WORK ORDER -
Across all the entries, how many lines hold "grow"? Answer with that number and nothing else.

ENTRIES SUPPLIED -
===

# zifeo/distributed-sgd

Hardware: NVIDIA H100
Metric: sgd_samples_per_sec (higher is better)
Workload: dtype f64

## Files before the change

### distributed_sgd_b200/csrc/dsgd_api.cu

```cuda
#include "../../include/dsgd.h"

#include <cuda.h>
#include <cuda_runtime.h>
#include <dlfcn.h>
#include <nccl.h>

#include <algorithm>
#include <cmath>
#include <cstdarg>
#include <cstdio>
#include <cstring>
#include <limits>
#include <mutex>
#include <string>
#include <type_traits>
#include <utility>
#include <vector>

#include "dsgd_kernels.cuh"
#include "dsgd_persistent.cuh"
#include "dsgd_stream.cuh"
#include "dsgd_async.cuh"
#include "dsgd_metrics.cuh"
#include "dsgd_calibrate.cuh"
// ... 91 lines not shown
  dev_buf<float> yabs;
  dev_buf<double> sw;

  dev_buf<double> w, g, d, w_req;
  dev_buf<float> w32, w32_req;
  dev_buf<unsigned long long> n_exact;
  bool stream_ready = false;
  dev_buf<double> scal;
  dev_buf<unsigned long long> cnt;
  dev_buf<double> partial;
  dev_buf<double> out2;
  dev_buf<double> cls_out;
  dev_buf<double> gsum;
  std::vector<int32_t> worker_counts;
  int32_t n_local = 1, k_total = 0;
  bool have_d = false;

  dev_buf<int32_t> samples;
  int64_t samples_n = 0;
  dev_buf<double> losses;
  dev_buf<double> lrs;
  dev_buf<double> preds;
  dev_buf<int32_t> eval_ids;
  dev_buf<unsigned long long> m_keys, m_alt, m_cnt;
  dev_buf<unsigned char> m_tmp;
  dev_buf<double> m_val, m_valt;
  dev_buf<limb_sum> c_pre;
  dev_buf<unsigned long long> c_cnt, c_merged;
  dev_buf<int> c_excl;
  dev_buf<double> c_thr;
  dev_buf<long long> c_tp, c_fp;
  dev_buf<double> k_score, k_cw;
  dev_buf<int8_t> k_lab;
  dev_buf<unsigned long long> k_ctl, k_eval;
  int k_fit_occ = 0;
  int k_fit_occ_w = 0;
  dev_buf<int> i_hull;
  dev_buf<u256> i_wpt;
  dev_buf<int> i_wkeep;
  dev_buf<double> i_wthr, i_wblk;
  dev_buf<double> i_out, i_map;
  dev_buf<long long> i_blk;
  dev_buf<unsigned long long> i_ctl;

  ncclComm_t comm = nullptr;

  dev_buf<double> p_wbuf[2];
  dev_buf<double> p_gbuf[3];
  dev_buf<double2> p_rec[3];
  dev_buf<unsigned long long> p_acc;
  dev_buf<unsigned> p_hinge;
  dev_buf<unsigned long long> p_hcode;
  dev_buf<double> p_loss_nrm;
  dev_buf<unsigned> p_bar;
  bool p_ready = false;
  dev_buf<long long> p_tl;

  dev_buf<double> avg;
  bool avg_on = false;
  int64_t avg_n = 0;

  owned_stream astream;
  owned_stream stream2;
  dev_buf<double> m_w;
  dev_buf<double> outbox;
  peer_ptr peer_w[kMaxReplicas];
  dev_buf<int> a_stop;
  dev_buf<unsigned long long> a_cnt;
  dev_buf<double> a_scratch;
  dev_buf<int32_t> a_rows, a_assigned, a_replay;
  dev_buf<int32_t> u_idx; dev_buf<double> u_val;
  std::mutex u_mu;
  bool a_running = false;
  owned_event a_ev0, a_ev1;

  dev_buf<double> xblk;
  peer_ptr peer_x[kMaxWorld];
  int grid_limit = 0;
  int64_t x_step = 0;
  int64_t x_steps_run = 0;
  dev_buf<unsigned long long> x_llw;
  dev_buf<unsigned long long> x_stats;

  int32_t prof_every = 0;
  int64_t prof_seen = 0;
  std::vector<std::pair<owned_event, owned_event>> prof_events;
  size_t prof_used = 0;

  mutable std::string err;
  mutable std::string info;
};

static thread_local std::string g_create_err;

struct nccl_api {
  ncclResult_t (*GetUniqueId)(ncclUniqueId *) = nullptr;
  ncclResult_t (*CommInitRank)(ncclComm_t *, int, ncclUniqueId, int) = nullptr;
  ncclResult_t (*AllReduce)(const void *, void *, size_t, ncclDataType_t, ncclRedOp_t, ncclComm_t, cudaStream_t) = nullptr;
  ncclResult_t (*CommDestroy)(ncclComm_t) = nullptr;
  const char *(*GetErrorString)(ncclResult_t) = nullptr;
  bool ok = false;
  std::string why;
};
static nccl_api &nccl() {
  static nccl_api api = [] {
    nccl_api a;
// ... 1943 lines not shown
  memcpy(id, &u, sizeof u);
  return DSGD_OK;
}

extern "C" int dsgd_comm_init(dsgd_ctx *ctx, const uint8_t id[DSGD_UNIQUE_ID_BYTES]) {
  if (!ctx) return DSGD_ERR_INVALID;
  NEED(id, DSGD_ERR_INVALID, "dsgd_comm_init: id is NULL");
  NEED(!ctx->comm, DSGD_ERR_STATE, "dsgd_comm_init: communicator already initialised");
  CU(cudaSetDevice(ctx->device));
  ncclUniqueId u;
  memcpy(&u, id, sizeof u);
  NEED(nccl().ok, DSGD_ERR_NCCL, "%s", nccl().why.c_str());
  NC(nccl().CommInitRank(&ctx->comm, ctx->world, u, ctx->rank));
  return DSGD_OK;
}

constexpr int kPCons = 8, kPUpd = 6, kPStages = 8, kPStagePairs = 2560, kPMaxChunks = 128;
using PSmem = PersistSmem<kPCons, kPUpd, kPStages, kPStagePairs, kPMaxChunks>;
constexpr int kPersistForms = 28, kPersistFused = 24;
constexpr bool pf_multi(int f) { return f >= kPersistFused; }
constexpr int pf_weight(int f) { return pf_multi(f) ? kUnweighted : f / 8; }
constexpr bool pf_l1(int f) { return (f & 4) != 0; }
template <int... F>
static void *const *persist_forms(std::integer_sequence<int, F...>) {
  static void *const k[] = {(void *)k_sync_persistent<kPCons, kPUpd, kPStages, kPStagePairs, kPMaxChunks, pf_multi(F),
                                                      (F & 2) != 0, (F & 1) != 0, pf_l1(F), pf_weight(F)>...};
  return k;
}
static void *const *const kPersistKernels = persist_forms(std::make_integer_sequence<int, kPersistForms>{});
static int persist_form(bool multi, bool avg, bool lr_table, bool l1, int weight) {
  if (multi) return kPersistFused + 2 * avg + lr_table;
  return 8 * weight + 4 * l1 + 2 * avg + lr_table;
}
static size_t persist_smem(int f) {
  return sizeof(PSmem) + (pf_weight(f) == kSampleWeighted ? sizeof(PersistSwSmem<kPStages>) : 0);
}
static bool persist_timeline() { static const bool v = getenv("DSGD_PERSIST_TIMELINE") != nullptr; return v; }

static int persist_prepare(dsgd_ctx *ctx, int64_t n_steps) {
  if (!ctx->p_ready) {
    const int64_t nv = (int64_t)ctx->dim + 2;
    const size_t vd = sizeof(double) * (size_t)nv;
    for (int i = 0; i < 2; ++i) CU(ctx->p_wbuf[i].alloc(nv));
    for (int i = 0; i < 3; ++i) {
      CU(ctx->p_gbuf[i].alloc(nv));
      CU(cudaMemsetAsync(ctx->p_gbuf[i], 0, vd, ctx->stream));
      CU(ctx->p_rec[i].alloc(nv));
      CU(cudaMemsetAsync(ctx->p_rec[i], 0, 2 * vd, ctx->stream));
    }
    CU(ctx->p_acc.alloc(3 * kAccStride));
    CU(ctx->p_bar.alloc(4));
    for (int f = 0; f < kPersistForms; ++f)
      CU(cudaFuncSetAttribute(kPersistKernels[f], cudaFuncAttributeMaxDynamicSharedMemorySize, (int)persist_smem(f)));
    ctx->p_ready = true;
  }
  int rc = ctx->p_hinge.grow(ctx, (int64_t)ctx->sm_count * n_steps, 4096 * (int64_t)ctx->sm_count);
  if (rc) return rc;
  if (weighting(ctx) == kSampleWeighted &&
      (rc = ctx->p_hcode.grow(ctx, (int64_t)ctx->sm_count * n_steps, 4096 * (int64_t)ctx->sm_count)))
    return rc;
  return ctx->p_loss_nrm.grow(ctx, 2 * n_steps, 2 * 4096);
}

static int persist_grid(const dsgd_ctx *ctx, int64_t batch) {
  const int g = ctx->grid_limit > 0 ? std::min(ctx->grid_limit, ctx->sm_count) : ctx->sm_count;
  if (cdiv(batch, kMaxRowsPerCta) > g) return 0;
  if (ctx->n_pairs >= (1ll << 31)) return 0;
  return g;
}
static bool persist_multi_fits(const dsgd_ctx *ctx, int G) {
  const int slice = (cdiv(ctx->dim + 1, G) + 31) & ~31;
  return slice <= (kPCons + kPUpd) * 32;
}

static cudaError_t persist_launch(dsgd_ctx *ctx, int form, int G, void **args) {
  void *fn = kPersistKernels[form];
  const size_t smem = persist_smem(form);
  if (ctx->grid_limit > 0) return cudaLaunchKernel(fn, dim3(G), dim3((kPCons + kPUpd + 1) * 32), args, smem, ctx->stream);
  return cudaLaunchCooperativeKernel(fn, dim3(G), dim3((kPCons + kPUpd + 1) * 32), args, smem, ctx->stream);
}

static size_t xblk_stride(const dsgd_ctx *ctx) { return (size_t)(ctx->dim + kReplicaPad); }
static size_t xblk_words(const dsgd_ctx *ctx) { return ((size_t)ctx->dim + 1 + 31) / 32; }
static size_t xblk_bm_offset(const dsgd_ctx *ctx) { return 2 * (size_t)kMaxWorld * 2 * xblk_stride(ctx); }
static size_t xblk_doubles(const dsgd_ctx *ctx) { return xblk_bm_offset(ctx) + (size_t)kMaxWorld * 2 * xblk_words(ctx); }

static int xblk_ensure(dsgd_ctx *ctx) {
  if (ctx->xblk) return DSGD_OK;
  CU(cudaSetDevice(ctx->device));
  CU(ctx->xblk.alloc((int64_t)xblk_doubles(ctx)));
  CU(cudaMemset(ctx->xblk, 0, sizeof(double) * xblk_doubles(ctx)));
  CU(ctx->x_stats.alloc(4));
  CU(cudaMemset(ctx->x_stats, 0, sizeof(unsigned long long) * 4));
  return DSGD_OK;
}

static int xllw_ensure(dsgd_ctx *ctx) {
  if (ctx->x_llw) return DSGD_OK;
  CU(ctx->x_llw.alloc(2 * 2 * (int64_t)xblk_stride(ctx)));
  CU(cudaMemsetAsync(ctx->x_llw, 0, 2 * 2 * sizeof(unsigned long long) * xblk_stride(ctx), ctx->stream));
  return DSGD_OK;
}

static bool xchg_complete(const dsgd_ctx *ctx) {
  if (ctx->world <= 1 || ctx->world > kMaxWorld || !ctx->xblk) return false;
  for (int r = 0; r < ctx->world; ++r)
    if (r != ctx->rank && !ctx->peer_x[r]) return false;
  return true;
}

static int persist_run(dsgd_ctx *ctx, bool multi, const int32_t *samples_dev, int64_t n_per_step, int64_t n_steps,
                       double lr, const double *lrs_host, double *losses_dev) {
  int rc = persist_prepare(ctx, n_steps);
  if (rc) return rc;
  const int G = persist_grid(ctx, n_per_step);
  NEED((uint64_t)G * (uint64_t)(n_steps + 2) < (1ull << 32), DSGD_ERR_INVALID, "dsgd_sync_steps: too many steps for one launch");
  PersistParams pp;
  memset(&pp, 0, sizeof pp);
  pp.rp16 = ctx->rp16; pp.pairs = ctx->pairs; pp.label = ctx->label; pp.samples = samples_dev;
  pp.n_steps = n_steps; pp.batch = (int32_t)n_per_step; pp.dim = ctx->dim;
  pp.wbuf[0] = ctx->p_wbuf[0]; pp.wbuf[1] = ctx->p_wbuf[1];
  for (int i = 0; i < 3; ++i) { pp.gbuf[i] = ctx->p_gbuf[i]; pp.rec[i] = ctx->p_rec[i]; }
  pp.d = ctx->d; pp.acc = ctx->p_acc; pp.bar = ctx->p_bar; pp.hinge = ctx->p_hinge; pp.losses = losses_dev;
  pp.loss_nrm = ctx->p_loss_nrm;
  pp.w_out = ctx->w; pp.w32_out = ctx->w32; pp.scal = ctx->scal;
  pp.abort_flag = reinterpret_cast<int *>(ctx->p_bar + 1);
  CU(cudaMemsetAsync(ctx->p_acc, 0, sizeof(unsigned long long) * 3 * kAccStride, ctx->stream));
  pp.lambda = ctx->lambda; pp.lr = lr; pp.world = 1;
  CU(cudaMemsetAsync(ctx->p_bar, 0, sizeof(unsigned) * 4, ctx->stream));
  if (persist_timeline()) {
    if (!ctx->p_tl) CU(ctx->p_tl.alloc(kTlWords));
    CU(cudaMemsetAsync(ctx->p_tl, 0, sizeof(long long) * kTlWords, ctx->stream));
    pp.tl = ctx->p_tl;
  }
  if (!multi) {
    k_rec_init<<<cdiv(ctx->dim, 256), 256, 0, ctx->stream>>>(ctx->w, ctx->dim, ctx->p_rec[0], ctx->p_rec[1], ctx->p_rec[2]);
    LAUNCHED();
    pp.k_den = 1.0;
    pp.timeout_cycles = 4000000000ll;
  } else {
    CU(cudaMemcpyAsync(ctx->p_wbuf[0], ctx->w, sizeof(double) * (size_t)ctx->dim, cudaMemcpyDeviceToDevice, ctx->stream));
    pp.k_den = (double)ctx->world;
    pp.timeout_cycles = 20000000000ll;
    pp.world = ctx->world; pp.rank = ctx->rank; pp.step_base = ctx->x_step;
    pp.xstride = (int)xblk_stride(ctx);
    pp.xwords = (int)xblk_words(ctx);
    for (int r = 0; r < ctx->world; ++r) {
      unsigned long long *blk = reinterpret_cast<unsigned long long *>((r == ctx->rank) ? ctx->xblk.p : ctx->peer_x[r].p);
      pp.xval[r] = blk;
      pp.xbm[r] = blk + xblk_bm_offset(ctx);
    }
    if ((rc = xllw_ensure(ctx))) return rc;
    pp.llw[0] = ctx->x_llw;
    pp.llw[1] = ctx->x_llw + 2 * xblk_stride(ctx);
    pp.xstats = ctx->x_stats;
  }
  if (ctx->avg_on) pp.avg = ctx->avg;
  if (lrs_host) {
    if ((rc = ctx->lrs.grow(ctx, n_steps, 1024))) return rc;
    CU(cudaMemcpyAsync(ctx->lrs, lrs_host, sizeof(double) * (size_t)n_steps, cudaMemcpyHostToDevice, ctx->stream));
    pp.lrs = ctx->lrs;
    pp.lr = 0.0;
  }
  void *args[] = {&pp};
  const bool l1 = !multi && ctx->lambda1 > 0.0;
  pp.lambda1 = l1 ? ctx->lambda1 : 0.0;
  pp.w_pos = ctx->cw_pos; pp.w_neg = ctx->cw_neg;
  const int weight = multi ? kUnweighted : weighting(ctx);
  if (weight == kSampleWeighted) { pp.sw = ctx->sw; pp.hcode = ctx->p_hcode; }
  const int form = persist_form(multi, ctx->avg_on, lrs_host != nullptr, l1, weight);
  cudaError_t launch_err = cudaSuccess;
  profiled(ctx, [&] { launch_err = persist_launch(ctx, form, G, args); });
  CU(launch_err);
  LAUNCHED();
  if (ctx->avg_on) ctx->avg_n += n_steps;
  if (multi) {
    ctx->x_step += n_steps + 6;
    ctx->x_steps_run += n_steps;
  }
  return DSGD_OK;
}

extern "C" int dsgd_reserve(dsgd_ctx *ctx, int64_t n_samples, int64_t n_steps) {
  if (!ctx) return DSGD_ERR_INVALID;
  NEED(n_samples >= 0 && n_steps >= 0, DSGD_ERR_INVALID, "dsgd_reserve: negative size");
  CU(cudaSetDevice(ctx->device));
  int rc = ctx->samples.grow(ctx, n_samples, 1024);
  if (rc) return rc;
  if ((rc = ctx->losses.grow(ctx, n_steps, 1024))) return rc;
  if ((rc = ctx->lrs.grow(ctx, n_steps, 1024))) return rc;
// ... 679 lines not shown
```

### distributed_sgd_b200/csrc/dsgd_persistent.cuh

```cuda
#pragma once
#include <cuda_runtime.h>
#include <stdint.h>

#include <type_traits>

#include "dsgd_fixed.cuh"
#include "dsgd_kernels.cuh"

namespace dsgd {

constexpr int kMaxWorld = 8;

struct PersistParams {
  const uint32_t *rp16;
  const uint2 *pairs;
  const int8_t *label;
  const int32_t *samples;
  int64_t n_steps;
  int32_t batch;
  int32_t dim;
  double *wbuf[2];
  double *gbuf[3];
  double2 *rec[3];
  const double *d;
  unsigned long long *acc;
  unsigned *hinge;
  double *losses;
  double *w_out;
  float *w32_out;
  double *scal;
  unsigned *bar;
  int *abort_flag;
  double lambda, lr, k_den;
  long long timeout_cycles;
  long long *tl;
  int world, rank;
  int64_t step_base;
  unsigned long long *xval[kMaxWorld];
  unsigned long long *xbm[kMaxWorld];
  int xstride, xwords;
  unsigned long long *llw[2];
  unsigned long long *xstats;
  double *avg;
  const double *lrs;
  double lambda1;
  double *loss_nrm;
  double w_pos, w_neg;
  const double *sw;
  unsigned long long *hcode;
};
static_assert(sizeof(PersistParams) <= 4000, "kernel parameter space is 4 KB");

__device__ __forceinline__ uint32_t smem_u32(const void *p) { return (uint32_t)__cvta_generic_to_shared(p); }
__device__ __forceinline__ void mbar_init(uint64_t *b, unsigned count) {
  asm volatile("mbarrier.init.shared::cta.b64 [%0], %1;" ::"r"(smem_u32(b)), "r"(count) : "memory");
}
__device__ __forceinline__ void mbar_expect_tx(uint64_t *b, unsigned bytes) {
  asm volatile("mbarrier.arrive.expect_tx.shared::cta.b64 _, [%0], %1;" ::"r"(smem_u32(b)), "r"(bytes) : "memory");
}
__device__ __forceinline__ void mbar_arrive(uint64_t *b) {
  asm volatile("mbarrier.arrive.shared::cta.b64 _, [%0];" ::"r"(smem_u32(b)) : "memory");
}
__device__ __forceinline__ void bulk_g2s(void *dst, const void *src, unsigned bytes, uint64_t *b) {
  asm volatile("cp.async.bulk.shared::cluster.global.mbarrier::complete_tx::bytes [%0], [%1], %2, [%3];" ::"r"(
                   smem_u32(dst)),
               "l"(src), "r"(bytes), "r"(smem_u32(b))
               : "memory");
}
__device__ __forceinline__ bool mbar_try_wait(uint64_t *b, unsigned parity) {
  unsigned ok;
  asm volatile(
      "{\n\t.reg .pred p;\n\tmbarrier.try_wait.parity.shared::cta.b64 p, [%1], %2;\n\tselp.u32 %0, 1, 0, p;\n\t}"
      : "=r"(ok)
      : "r"(smem_u32(b)), "r"(parity)
      : "memory");
  return ok != 0;
}
__device__ __forceinline__ void mbar_wait(uint64_t *b, unsigned parity, int *abort_flag, long long timeout) {
  if (mbar_try_wait(b, parity)) return;
  const long long t0 = clock64();
  unsigned spins = 0;
  while (!mbar_try_wait(b, parity)) {
    if ((++spins & 255u) == 0u && (clock64() - t0 > timeout || *(volatile int *)abort_flag)) {
      *(volatile int *)abort_flag = 1;
      return;
    }
  }
}
__device__ __forceinline__ unsigned ld_relaxed_gpu(const unsigned *p) {
  unsigned v;
  asm volatile("ld.relaxed.gpu.global.u32 %0, [%1];" : "=r"(v) : "l"(p) : "memory");
  return v;
}
__device__ __forceinline__ void red_release_gpu_add(unsigned *p, unsigned v) {
  asm volatile("red.release.gpu.global.add.u32 [%0], %1;" ::"l"(p), "r"(v) : "memory");
}
__device__ __forceinline__ unsigned atom_acq_rel_gpu_add(unsigned *p, unsigned v) {
  unsigned old;
  asm volatile("atom.acq_rel.gpu.global.add.u32 %0, [%1], %2;" : "=r"(old) : "l"(p), "r"(v) : "memory");
  return old;
}
__device__ __forceinline__ void st_relaxed_gpu(unsigned *p, unsigned v) {
// ... 18 lines not shown
  const unsigned long long w1 = (bits >> 32) | ((unsigned long long)tag << 32);
  asm volatile("st.relaxed.sys.global.v2.u64 [%0], {%1, %2};" ::"l"(dst), "l"(w0), "l"(w1) : "memory");
}
__device__ __forceinline__ bool ll_try_load(const unsigned long long *src, unsigned tag, double &v) {
  unsigned long long w0, w1;
  asm volatile("ld.relaxed.sys.global.v2.u64 {%0, %1}, [%2];" : "=l"(w0), "=l"(w1) : "l"(src) : "memory");
  if ((unsigned)(w0 >> 32) != tag || (unsigned)(w1 >> 32) != tag) return false;
  v = __longlong_as_double((long long)((w0 & 0xffffffffull) | (w1 << 32)));
  return true;
}
__device__ __forceinline__ void ll_store32(unsigned long long *dst, unsigned v, unsigned tag) {
  const unsigned long long w = (unsigned long long)v | ((unsigned long long)tag << 32);
  asm volatile("st.relaxed.sys.global.u64 [%0], %1;" ::"l"(dst), "l"(w) : "memory");
}
__device__ __forceinline__ bool ll_try_load32(const unsigned long long *src, unsigned tag, unsigned &v) {
  unsigned long long w;
  asm volatile("ld.relaxed.sys.global.u64 %0, [%1];" : "=l"(w) : "l"(src) : "memory");
  v = (unsigned)w;
  return (unsigned)(w >> 32) == tag;
}
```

===

OUTPUT OF THE TASK -
7